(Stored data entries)
%%
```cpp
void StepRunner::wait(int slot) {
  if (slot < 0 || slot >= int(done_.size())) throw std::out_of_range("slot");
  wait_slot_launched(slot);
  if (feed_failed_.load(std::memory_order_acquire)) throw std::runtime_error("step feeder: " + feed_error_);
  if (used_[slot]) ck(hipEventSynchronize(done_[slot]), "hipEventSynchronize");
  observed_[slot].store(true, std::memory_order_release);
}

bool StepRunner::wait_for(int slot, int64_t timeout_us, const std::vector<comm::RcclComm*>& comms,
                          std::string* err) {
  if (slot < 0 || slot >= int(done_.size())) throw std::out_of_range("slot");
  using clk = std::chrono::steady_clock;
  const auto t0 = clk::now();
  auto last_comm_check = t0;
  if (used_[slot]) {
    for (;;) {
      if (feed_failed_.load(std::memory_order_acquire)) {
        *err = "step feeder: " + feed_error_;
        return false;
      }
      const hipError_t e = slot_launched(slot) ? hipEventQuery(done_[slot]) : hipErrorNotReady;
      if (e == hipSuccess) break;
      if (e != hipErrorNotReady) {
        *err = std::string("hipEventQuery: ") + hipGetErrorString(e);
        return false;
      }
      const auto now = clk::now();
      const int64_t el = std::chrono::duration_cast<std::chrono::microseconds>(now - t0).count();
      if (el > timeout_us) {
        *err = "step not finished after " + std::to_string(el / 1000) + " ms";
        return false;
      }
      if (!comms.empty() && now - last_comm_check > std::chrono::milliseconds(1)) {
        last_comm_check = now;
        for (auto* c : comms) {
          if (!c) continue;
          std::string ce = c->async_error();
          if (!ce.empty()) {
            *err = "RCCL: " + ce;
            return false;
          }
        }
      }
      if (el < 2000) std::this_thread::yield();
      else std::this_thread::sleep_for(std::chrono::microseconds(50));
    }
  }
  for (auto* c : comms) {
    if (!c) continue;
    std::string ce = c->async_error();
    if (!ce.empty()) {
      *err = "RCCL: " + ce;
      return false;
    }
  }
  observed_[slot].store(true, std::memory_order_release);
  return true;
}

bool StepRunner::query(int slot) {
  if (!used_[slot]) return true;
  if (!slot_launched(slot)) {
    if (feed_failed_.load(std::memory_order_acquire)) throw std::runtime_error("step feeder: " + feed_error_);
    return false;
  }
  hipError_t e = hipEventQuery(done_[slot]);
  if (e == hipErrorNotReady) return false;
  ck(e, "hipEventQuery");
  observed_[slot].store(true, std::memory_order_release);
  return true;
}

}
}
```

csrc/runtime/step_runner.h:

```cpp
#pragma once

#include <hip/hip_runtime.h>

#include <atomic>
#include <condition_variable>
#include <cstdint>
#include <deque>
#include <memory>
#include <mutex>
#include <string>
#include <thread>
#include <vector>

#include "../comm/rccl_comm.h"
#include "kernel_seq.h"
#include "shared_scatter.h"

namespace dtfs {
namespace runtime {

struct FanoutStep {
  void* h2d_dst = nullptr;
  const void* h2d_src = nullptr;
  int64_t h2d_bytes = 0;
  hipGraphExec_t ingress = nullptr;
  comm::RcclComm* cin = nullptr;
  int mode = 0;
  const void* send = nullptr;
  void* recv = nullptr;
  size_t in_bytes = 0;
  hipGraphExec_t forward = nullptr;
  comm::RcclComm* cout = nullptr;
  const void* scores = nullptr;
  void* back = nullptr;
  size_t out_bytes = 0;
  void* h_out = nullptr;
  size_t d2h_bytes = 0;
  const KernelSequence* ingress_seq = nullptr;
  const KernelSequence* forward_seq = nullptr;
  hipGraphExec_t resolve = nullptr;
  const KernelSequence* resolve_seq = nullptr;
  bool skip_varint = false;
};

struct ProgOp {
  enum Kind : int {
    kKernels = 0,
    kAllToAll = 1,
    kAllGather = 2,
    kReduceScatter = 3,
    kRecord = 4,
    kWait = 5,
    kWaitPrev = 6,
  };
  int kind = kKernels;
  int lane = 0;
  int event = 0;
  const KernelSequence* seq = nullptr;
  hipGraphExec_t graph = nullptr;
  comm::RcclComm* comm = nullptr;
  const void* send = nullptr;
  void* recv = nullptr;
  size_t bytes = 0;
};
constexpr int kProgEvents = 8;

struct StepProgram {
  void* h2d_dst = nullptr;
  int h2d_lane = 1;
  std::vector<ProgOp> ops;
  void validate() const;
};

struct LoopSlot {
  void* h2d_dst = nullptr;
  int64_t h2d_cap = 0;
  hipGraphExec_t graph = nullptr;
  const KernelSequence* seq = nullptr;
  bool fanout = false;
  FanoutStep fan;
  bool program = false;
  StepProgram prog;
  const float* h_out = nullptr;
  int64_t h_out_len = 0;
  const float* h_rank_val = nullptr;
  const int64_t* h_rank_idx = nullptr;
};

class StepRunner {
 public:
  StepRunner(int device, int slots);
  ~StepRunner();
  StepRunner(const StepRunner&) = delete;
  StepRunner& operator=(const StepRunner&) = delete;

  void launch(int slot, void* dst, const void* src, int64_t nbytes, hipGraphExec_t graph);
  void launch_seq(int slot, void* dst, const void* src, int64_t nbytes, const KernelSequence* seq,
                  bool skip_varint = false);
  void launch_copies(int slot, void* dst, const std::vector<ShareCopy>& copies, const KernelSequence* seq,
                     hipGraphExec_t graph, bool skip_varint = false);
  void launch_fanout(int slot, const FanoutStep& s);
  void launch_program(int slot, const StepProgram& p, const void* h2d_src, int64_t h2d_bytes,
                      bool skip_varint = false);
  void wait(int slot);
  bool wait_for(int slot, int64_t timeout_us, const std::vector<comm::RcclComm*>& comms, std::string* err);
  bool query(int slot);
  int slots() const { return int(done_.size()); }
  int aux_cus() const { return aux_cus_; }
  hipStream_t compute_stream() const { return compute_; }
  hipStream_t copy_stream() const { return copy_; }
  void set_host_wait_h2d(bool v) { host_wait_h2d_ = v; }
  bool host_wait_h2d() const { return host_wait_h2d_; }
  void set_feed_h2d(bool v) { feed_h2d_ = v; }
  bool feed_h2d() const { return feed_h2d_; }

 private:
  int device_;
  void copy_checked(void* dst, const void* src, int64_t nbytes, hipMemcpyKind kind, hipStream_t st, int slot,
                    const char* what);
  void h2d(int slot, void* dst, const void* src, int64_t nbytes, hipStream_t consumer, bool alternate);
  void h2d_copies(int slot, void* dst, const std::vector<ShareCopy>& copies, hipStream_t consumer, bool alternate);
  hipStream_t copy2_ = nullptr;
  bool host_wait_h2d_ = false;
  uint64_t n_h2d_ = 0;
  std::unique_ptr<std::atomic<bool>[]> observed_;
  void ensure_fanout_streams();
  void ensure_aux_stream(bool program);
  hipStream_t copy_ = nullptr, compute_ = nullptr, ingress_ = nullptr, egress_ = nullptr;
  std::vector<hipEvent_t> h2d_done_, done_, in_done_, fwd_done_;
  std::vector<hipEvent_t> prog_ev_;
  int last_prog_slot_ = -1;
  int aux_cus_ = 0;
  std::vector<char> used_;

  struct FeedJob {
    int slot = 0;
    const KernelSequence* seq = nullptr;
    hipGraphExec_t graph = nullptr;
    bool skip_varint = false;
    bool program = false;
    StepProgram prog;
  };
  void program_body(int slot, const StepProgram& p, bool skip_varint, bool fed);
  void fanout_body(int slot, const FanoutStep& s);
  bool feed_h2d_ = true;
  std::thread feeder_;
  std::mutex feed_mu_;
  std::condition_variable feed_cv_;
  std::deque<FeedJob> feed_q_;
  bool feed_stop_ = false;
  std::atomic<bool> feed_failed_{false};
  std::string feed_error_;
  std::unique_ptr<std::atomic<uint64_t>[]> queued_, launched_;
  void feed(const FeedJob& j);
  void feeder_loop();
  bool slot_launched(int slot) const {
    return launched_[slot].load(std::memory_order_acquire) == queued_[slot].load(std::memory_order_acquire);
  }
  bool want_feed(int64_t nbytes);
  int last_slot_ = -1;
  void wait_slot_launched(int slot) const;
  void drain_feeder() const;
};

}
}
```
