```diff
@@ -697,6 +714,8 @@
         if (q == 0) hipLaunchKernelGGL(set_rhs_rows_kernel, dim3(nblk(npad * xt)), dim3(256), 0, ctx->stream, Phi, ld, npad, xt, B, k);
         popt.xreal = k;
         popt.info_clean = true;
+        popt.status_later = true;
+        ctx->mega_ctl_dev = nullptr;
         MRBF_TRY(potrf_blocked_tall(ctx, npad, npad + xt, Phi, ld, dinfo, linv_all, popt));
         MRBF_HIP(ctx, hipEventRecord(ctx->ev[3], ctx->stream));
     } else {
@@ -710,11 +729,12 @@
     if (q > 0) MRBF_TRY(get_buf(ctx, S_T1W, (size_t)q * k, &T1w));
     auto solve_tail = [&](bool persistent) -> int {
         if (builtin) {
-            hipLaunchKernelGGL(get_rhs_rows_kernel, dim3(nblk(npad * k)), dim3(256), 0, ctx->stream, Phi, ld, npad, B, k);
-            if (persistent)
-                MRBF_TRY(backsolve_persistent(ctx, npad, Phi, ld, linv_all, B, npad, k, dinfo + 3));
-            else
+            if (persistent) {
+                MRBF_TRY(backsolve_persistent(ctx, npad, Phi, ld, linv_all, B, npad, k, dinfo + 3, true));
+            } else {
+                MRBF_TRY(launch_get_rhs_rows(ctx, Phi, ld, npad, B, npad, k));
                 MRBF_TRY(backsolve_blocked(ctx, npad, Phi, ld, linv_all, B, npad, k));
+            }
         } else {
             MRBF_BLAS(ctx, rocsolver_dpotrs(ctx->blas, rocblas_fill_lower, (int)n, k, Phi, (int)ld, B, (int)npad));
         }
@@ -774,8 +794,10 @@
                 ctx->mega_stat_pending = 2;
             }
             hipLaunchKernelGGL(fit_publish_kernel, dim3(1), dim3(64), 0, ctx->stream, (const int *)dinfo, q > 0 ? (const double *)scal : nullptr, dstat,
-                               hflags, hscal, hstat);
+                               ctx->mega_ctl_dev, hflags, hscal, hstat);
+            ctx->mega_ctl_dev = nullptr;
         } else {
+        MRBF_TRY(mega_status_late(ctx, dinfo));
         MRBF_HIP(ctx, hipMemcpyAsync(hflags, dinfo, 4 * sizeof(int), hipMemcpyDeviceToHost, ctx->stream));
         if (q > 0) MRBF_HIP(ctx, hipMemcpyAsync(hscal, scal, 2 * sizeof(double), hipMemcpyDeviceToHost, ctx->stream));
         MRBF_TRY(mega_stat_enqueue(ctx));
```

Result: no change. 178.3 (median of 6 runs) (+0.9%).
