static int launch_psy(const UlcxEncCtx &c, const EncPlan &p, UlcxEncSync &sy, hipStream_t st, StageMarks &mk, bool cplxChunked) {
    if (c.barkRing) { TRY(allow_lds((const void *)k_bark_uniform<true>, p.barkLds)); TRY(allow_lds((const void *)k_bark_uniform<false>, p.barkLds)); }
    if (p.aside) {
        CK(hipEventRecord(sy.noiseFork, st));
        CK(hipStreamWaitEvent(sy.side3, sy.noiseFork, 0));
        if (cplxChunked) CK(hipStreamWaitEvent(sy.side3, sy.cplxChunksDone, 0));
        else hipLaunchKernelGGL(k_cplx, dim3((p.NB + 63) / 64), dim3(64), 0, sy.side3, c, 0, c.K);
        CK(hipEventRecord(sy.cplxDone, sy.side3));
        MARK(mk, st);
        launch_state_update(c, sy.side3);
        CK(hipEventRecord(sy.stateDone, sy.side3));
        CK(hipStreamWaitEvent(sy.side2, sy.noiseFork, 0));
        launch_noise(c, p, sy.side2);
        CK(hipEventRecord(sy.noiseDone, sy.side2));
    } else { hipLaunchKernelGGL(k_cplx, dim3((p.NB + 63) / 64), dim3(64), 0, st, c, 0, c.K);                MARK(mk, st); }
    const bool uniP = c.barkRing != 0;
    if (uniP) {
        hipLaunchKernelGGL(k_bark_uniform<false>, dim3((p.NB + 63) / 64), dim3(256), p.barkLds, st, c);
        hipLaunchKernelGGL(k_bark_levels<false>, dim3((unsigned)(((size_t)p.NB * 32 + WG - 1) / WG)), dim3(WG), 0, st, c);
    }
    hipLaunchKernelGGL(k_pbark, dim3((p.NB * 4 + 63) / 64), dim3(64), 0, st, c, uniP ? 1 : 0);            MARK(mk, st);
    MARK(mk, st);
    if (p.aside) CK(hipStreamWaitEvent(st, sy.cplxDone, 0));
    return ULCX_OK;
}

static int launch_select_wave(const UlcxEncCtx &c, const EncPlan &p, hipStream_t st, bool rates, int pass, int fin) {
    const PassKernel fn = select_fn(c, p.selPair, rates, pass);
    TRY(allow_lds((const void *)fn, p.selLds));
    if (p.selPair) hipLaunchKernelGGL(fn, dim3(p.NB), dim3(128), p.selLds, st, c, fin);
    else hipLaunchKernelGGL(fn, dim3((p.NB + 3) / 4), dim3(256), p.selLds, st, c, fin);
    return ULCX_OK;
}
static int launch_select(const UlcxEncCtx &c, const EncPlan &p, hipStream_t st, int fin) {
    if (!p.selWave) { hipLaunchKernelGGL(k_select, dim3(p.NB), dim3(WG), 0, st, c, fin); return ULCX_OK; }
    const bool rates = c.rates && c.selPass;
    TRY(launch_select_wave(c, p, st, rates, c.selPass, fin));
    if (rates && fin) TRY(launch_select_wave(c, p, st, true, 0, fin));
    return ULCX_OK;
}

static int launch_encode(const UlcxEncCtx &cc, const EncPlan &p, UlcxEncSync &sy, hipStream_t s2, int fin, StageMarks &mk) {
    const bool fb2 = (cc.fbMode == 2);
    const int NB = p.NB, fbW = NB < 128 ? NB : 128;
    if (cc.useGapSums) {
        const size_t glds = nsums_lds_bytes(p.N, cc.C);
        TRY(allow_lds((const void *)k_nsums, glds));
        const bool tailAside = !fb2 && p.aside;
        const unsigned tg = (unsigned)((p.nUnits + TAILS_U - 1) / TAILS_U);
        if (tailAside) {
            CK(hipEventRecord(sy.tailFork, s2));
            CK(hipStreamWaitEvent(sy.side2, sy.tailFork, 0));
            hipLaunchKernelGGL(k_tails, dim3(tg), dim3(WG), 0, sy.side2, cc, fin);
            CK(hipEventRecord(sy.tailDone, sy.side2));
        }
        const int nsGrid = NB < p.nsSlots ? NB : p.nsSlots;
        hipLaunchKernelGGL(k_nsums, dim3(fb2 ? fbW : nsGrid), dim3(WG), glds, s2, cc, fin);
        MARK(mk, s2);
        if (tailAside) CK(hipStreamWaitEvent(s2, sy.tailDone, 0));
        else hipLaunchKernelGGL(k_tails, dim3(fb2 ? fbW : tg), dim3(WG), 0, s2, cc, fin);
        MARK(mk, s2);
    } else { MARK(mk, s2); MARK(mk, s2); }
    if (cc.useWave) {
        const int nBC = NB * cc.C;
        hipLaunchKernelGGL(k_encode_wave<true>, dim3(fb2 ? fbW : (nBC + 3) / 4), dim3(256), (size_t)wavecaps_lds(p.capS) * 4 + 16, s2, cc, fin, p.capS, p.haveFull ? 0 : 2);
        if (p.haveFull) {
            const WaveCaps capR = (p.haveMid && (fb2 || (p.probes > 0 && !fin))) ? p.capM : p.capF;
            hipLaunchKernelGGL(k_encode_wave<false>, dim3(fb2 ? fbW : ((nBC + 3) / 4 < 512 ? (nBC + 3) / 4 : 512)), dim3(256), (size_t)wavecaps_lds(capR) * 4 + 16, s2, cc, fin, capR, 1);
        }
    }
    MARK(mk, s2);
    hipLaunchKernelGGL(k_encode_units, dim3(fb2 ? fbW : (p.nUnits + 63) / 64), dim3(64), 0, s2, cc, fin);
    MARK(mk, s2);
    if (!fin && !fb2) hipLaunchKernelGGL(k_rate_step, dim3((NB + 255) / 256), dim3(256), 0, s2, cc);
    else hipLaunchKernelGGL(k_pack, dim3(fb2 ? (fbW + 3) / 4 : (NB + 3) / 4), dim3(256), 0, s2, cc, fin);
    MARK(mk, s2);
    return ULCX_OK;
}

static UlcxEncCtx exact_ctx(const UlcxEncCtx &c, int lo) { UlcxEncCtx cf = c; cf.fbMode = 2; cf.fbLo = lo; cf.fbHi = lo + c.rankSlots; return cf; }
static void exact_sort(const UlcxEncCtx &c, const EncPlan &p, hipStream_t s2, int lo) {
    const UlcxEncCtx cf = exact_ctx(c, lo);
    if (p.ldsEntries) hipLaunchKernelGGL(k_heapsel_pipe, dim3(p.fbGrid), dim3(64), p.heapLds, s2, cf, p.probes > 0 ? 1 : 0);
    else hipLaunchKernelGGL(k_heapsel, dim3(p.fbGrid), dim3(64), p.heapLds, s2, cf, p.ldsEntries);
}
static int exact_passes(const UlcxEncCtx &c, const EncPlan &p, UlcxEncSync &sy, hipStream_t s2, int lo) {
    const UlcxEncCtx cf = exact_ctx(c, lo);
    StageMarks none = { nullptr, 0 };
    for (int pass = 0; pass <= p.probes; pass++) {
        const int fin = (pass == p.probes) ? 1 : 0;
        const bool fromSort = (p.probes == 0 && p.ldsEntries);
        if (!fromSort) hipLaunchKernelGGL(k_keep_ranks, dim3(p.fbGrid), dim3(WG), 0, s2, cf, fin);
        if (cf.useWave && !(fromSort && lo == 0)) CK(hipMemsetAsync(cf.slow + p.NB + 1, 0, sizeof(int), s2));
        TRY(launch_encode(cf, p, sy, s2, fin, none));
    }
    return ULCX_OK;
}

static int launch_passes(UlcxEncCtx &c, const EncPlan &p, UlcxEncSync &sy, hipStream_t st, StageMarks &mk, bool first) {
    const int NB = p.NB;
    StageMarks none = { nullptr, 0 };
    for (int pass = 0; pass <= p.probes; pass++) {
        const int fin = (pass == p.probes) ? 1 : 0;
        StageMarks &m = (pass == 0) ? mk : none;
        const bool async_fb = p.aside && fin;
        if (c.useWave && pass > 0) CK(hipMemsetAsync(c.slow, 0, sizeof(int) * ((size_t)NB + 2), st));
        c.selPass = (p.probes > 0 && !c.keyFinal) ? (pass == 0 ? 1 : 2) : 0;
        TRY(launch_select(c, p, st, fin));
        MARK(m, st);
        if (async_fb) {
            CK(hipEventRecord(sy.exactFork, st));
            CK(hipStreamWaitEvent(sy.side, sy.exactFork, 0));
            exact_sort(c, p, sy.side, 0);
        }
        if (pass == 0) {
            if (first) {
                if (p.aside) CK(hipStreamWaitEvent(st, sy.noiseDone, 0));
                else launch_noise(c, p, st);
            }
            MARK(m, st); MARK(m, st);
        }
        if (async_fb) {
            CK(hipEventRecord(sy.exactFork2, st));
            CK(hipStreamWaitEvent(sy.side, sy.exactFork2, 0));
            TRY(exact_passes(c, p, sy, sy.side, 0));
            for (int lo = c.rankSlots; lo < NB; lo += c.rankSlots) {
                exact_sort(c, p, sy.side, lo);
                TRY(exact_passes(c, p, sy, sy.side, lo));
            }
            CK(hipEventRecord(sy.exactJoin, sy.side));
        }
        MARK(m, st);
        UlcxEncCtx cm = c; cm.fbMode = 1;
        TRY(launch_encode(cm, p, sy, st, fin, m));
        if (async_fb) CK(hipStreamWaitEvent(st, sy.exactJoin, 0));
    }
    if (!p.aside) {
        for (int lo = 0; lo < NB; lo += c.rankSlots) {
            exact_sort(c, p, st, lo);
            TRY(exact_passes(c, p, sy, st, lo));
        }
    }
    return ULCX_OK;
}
%%
▶ Assigned task
What lines hold the string "fbGrid"? Pick them out of the data.

▶ Response below
    if (p.ldsEntries) hipLaunchKernelGGL(k_heapsel_pipe, dim3(p.fbGrid), dim3(64), p.heapLds, s2, cf, p.probes > 0 ? 1 : 0);
    else hipLaunchKernelGGL(k_heapsel, dim3(p.fbGrid), dim3(64), p.heapLds, s2, cf, p.ldsEntries);
        if (!fromSort) hipLaunchKernelGGL(k_keep_ranks, dim3(p.fbGrid), dim3(WG), 0, s2, cf, fin);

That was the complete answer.